### Problem:
From the line that contains "bool flags_cleared = false;" through the line that contains "const void* const* xptr;", output every line of the listing below exactly and leave out all the rest.

### Data provided:
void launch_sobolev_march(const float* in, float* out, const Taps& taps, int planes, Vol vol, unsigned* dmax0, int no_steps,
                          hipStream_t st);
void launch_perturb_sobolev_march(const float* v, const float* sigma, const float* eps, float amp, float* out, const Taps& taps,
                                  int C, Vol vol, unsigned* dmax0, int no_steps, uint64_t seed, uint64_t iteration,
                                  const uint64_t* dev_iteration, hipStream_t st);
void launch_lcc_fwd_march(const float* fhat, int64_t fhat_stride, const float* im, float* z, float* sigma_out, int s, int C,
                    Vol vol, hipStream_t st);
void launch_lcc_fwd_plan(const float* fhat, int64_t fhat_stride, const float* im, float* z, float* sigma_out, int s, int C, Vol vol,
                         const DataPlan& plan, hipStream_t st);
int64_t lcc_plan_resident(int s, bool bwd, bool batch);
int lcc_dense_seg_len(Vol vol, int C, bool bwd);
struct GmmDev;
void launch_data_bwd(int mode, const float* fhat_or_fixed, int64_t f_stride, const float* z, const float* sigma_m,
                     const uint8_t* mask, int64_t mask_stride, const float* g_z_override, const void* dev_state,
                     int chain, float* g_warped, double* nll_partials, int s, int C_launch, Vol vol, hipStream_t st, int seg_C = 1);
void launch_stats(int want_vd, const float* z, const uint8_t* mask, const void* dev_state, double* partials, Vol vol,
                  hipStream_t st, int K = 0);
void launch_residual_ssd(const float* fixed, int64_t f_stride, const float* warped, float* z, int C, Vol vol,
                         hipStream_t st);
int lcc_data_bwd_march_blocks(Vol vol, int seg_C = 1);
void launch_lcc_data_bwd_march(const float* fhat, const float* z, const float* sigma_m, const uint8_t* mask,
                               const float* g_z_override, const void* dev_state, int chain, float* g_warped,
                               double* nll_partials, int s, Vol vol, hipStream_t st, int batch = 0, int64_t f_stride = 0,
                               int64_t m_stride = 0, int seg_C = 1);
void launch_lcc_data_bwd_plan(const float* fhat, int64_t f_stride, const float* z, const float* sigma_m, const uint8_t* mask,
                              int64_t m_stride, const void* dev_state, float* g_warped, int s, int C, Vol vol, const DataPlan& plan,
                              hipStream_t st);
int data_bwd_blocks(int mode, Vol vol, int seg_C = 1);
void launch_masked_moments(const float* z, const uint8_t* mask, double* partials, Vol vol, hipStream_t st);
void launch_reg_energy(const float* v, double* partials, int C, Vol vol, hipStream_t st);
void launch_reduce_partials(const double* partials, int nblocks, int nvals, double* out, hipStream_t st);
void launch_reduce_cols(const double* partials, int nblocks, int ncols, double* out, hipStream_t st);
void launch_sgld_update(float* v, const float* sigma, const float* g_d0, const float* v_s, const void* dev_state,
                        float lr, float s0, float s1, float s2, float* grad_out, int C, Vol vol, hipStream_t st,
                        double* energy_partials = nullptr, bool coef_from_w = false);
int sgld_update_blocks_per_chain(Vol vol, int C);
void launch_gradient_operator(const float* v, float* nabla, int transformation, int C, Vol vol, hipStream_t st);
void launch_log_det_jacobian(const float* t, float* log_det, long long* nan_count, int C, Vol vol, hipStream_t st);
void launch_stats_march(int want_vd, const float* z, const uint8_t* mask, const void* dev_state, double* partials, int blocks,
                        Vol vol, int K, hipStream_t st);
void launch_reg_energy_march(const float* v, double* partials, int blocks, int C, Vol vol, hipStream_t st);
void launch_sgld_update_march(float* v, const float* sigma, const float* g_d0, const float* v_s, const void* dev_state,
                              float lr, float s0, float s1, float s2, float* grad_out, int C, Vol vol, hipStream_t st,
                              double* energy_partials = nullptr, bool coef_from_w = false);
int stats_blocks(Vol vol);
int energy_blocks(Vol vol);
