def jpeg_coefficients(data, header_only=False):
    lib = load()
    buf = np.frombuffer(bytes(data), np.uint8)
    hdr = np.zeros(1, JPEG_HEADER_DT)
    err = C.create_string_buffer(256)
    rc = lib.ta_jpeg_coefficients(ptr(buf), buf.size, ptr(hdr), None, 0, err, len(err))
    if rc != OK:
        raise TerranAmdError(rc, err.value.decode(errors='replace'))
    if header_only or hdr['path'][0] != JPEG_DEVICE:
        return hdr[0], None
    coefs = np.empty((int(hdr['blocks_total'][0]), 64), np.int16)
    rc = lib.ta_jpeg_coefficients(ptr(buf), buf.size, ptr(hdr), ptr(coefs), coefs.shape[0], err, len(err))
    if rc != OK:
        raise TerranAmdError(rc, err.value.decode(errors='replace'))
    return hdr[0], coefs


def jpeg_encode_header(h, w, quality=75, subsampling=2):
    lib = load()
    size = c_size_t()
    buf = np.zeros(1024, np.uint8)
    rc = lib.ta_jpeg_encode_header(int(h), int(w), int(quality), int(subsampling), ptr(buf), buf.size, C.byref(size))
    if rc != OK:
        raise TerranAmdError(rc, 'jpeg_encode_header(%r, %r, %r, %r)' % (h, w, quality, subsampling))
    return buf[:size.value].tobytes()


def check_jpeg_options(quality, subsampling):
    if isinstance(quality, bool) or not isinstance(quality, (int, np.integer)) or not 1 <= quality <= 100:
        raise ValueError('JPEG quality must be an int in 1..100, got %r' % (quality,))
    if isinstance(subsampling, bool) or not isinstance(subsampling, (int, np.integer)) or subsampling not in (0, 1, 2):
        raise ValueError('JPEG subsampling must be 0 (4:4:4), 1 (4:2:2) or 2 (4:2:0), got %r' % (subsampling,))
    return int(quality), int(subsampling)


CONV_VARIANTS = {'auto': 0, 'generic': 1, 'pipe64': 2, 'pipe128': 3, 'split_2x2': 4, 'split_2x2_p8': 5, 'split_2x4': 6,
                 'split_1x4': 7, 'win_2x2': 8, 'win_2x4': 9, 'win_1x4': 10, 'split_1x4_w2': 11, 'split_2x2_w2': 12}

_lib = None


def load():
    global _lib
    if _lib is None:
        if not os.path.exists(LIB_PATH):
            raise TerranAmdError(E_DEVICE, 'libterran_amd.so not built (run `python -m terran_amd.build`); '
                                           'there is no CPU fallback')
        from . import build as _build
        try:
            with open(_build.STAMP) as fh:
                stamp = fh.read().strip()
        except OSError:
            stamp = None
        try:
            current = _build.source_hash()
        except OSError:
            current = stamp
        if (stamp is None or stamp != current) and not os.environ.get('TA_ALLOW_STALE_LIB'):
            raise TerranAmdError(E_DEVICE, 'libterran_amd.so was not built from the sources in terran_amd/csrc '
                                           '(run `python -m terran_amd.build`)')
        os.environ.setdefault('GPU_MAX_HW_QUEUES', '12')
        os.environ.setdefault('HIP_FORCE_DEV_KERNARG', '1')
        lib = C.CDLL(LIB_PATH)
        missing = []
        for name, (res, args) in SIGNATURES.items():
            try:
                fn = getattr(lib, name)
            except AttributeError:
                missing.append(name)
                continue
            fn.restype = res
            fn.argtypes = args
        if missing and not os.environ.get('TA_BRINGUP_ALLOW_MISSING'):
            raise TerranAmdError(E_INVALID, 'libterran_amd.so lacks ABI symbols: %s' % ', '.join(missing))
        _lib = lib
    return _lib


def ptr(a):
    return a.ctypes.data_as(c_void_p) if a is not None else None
---
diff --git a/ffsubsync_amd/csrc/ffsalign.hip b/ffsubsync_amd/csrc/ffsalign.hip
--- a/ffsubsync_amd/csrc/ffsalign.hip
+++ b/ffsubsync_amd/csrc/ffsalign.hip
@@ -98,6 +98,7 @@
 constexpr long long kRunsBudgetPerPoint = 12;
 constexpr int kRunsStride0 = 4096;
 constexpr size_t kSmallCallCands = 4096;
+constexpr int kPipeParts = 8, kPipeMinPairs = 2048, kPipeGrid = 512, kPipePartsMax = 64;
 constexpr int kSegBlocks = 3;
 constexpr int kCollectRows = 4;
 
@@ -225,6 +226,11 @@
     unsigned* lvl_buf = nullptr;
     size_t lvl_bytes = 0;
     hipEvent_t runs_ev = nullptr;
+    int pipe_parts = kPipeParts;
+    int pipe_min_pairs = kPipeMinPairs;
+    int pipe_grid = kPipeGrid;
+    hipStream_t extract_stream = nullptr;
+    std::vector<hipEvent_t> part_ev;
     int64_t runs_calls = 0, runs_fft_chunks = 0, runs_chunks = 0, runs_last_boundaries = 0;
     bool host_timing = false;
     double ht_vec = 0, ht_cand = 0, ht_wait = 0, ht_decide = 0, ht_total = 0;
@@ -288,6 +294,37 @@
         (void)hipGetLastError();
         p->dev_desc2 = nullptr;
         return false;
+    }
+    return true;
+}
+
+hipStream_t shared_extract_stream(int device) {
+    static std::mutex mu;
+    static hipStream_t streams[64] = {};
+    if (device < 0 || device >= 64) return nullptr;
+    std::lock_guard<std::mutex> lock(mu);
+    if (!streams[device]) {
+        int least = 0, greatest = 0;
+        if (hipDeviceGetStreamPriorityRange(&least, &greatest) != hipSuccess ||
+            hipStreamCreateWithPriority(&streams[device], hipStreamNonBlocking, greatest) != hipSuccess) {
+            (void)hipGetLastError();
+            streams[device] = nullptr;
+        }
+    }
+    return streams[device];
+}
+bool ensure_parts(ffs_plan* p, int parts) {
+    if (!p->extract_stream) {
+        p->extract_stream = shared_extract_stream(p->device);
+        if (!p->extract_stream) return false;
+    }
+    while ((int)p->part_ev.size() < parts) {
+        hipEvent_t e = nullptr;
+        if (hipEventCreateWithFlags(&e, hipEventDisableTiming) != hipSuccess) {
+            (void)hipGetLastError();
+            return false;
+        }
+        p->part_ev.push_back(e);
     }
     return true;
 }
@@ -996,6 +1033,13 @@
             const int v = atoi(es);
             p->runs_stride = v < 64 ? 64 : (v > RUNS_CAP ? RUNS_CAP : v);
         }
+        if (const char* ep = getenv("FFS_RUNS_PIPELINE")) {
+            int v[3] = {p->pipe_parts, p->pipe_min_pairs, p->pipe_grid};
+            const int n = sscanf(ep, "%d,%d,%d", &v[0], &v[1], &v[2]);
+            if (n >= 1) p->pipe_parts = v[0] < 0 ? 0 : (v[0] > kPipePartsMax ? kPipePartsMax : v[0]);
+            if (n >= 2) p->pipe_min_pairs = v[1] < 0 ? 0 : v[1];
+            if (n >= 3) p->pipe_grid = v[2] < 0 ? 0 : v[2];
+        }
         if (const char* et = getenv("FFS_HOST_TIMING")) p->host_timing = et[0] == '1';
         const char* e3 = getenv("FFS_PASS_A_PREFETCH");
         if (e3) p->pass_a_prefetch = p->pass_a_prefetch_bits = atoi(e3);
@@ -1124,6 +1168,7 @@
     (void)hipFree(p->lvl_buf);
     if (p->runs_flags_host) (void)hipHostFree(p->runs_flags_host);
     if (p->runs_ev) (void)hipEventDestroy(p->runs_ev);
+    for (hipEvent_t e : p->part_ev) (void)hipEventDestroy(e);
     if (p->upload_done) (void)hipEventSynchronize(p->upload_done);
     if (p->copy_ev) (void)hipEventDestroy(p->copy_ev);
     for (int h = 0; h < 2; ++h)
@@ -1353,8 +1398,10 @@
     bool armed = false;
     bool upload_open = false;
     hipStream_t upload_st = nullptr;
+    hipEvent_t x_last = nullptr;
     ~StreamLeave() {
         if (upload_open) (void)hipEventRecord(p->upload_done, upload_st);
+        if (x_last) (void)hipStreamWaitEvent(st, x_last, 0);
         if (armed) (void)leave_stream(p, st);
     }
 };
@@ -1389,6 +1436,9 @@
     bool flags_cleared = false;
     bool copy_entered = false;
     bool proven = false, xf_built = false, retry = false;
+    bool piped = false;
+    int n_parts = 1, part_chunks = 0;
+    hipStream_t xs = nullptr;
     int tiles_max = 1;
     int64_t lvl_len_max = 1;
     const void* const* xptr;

### Answer to the exercise:
     bool flags_cleared = false;
     bool copy_entered = false;
     bool proven = false, xf_built = false, retry = false;
+    bool piped = false;
+    int n_parts = 1, part_chunks = 0;
+    hipStream_t xs = nullptr;
     int tiles_max = 1;
     int64_t lvl_len_max = 1;
     const void* const* xptr;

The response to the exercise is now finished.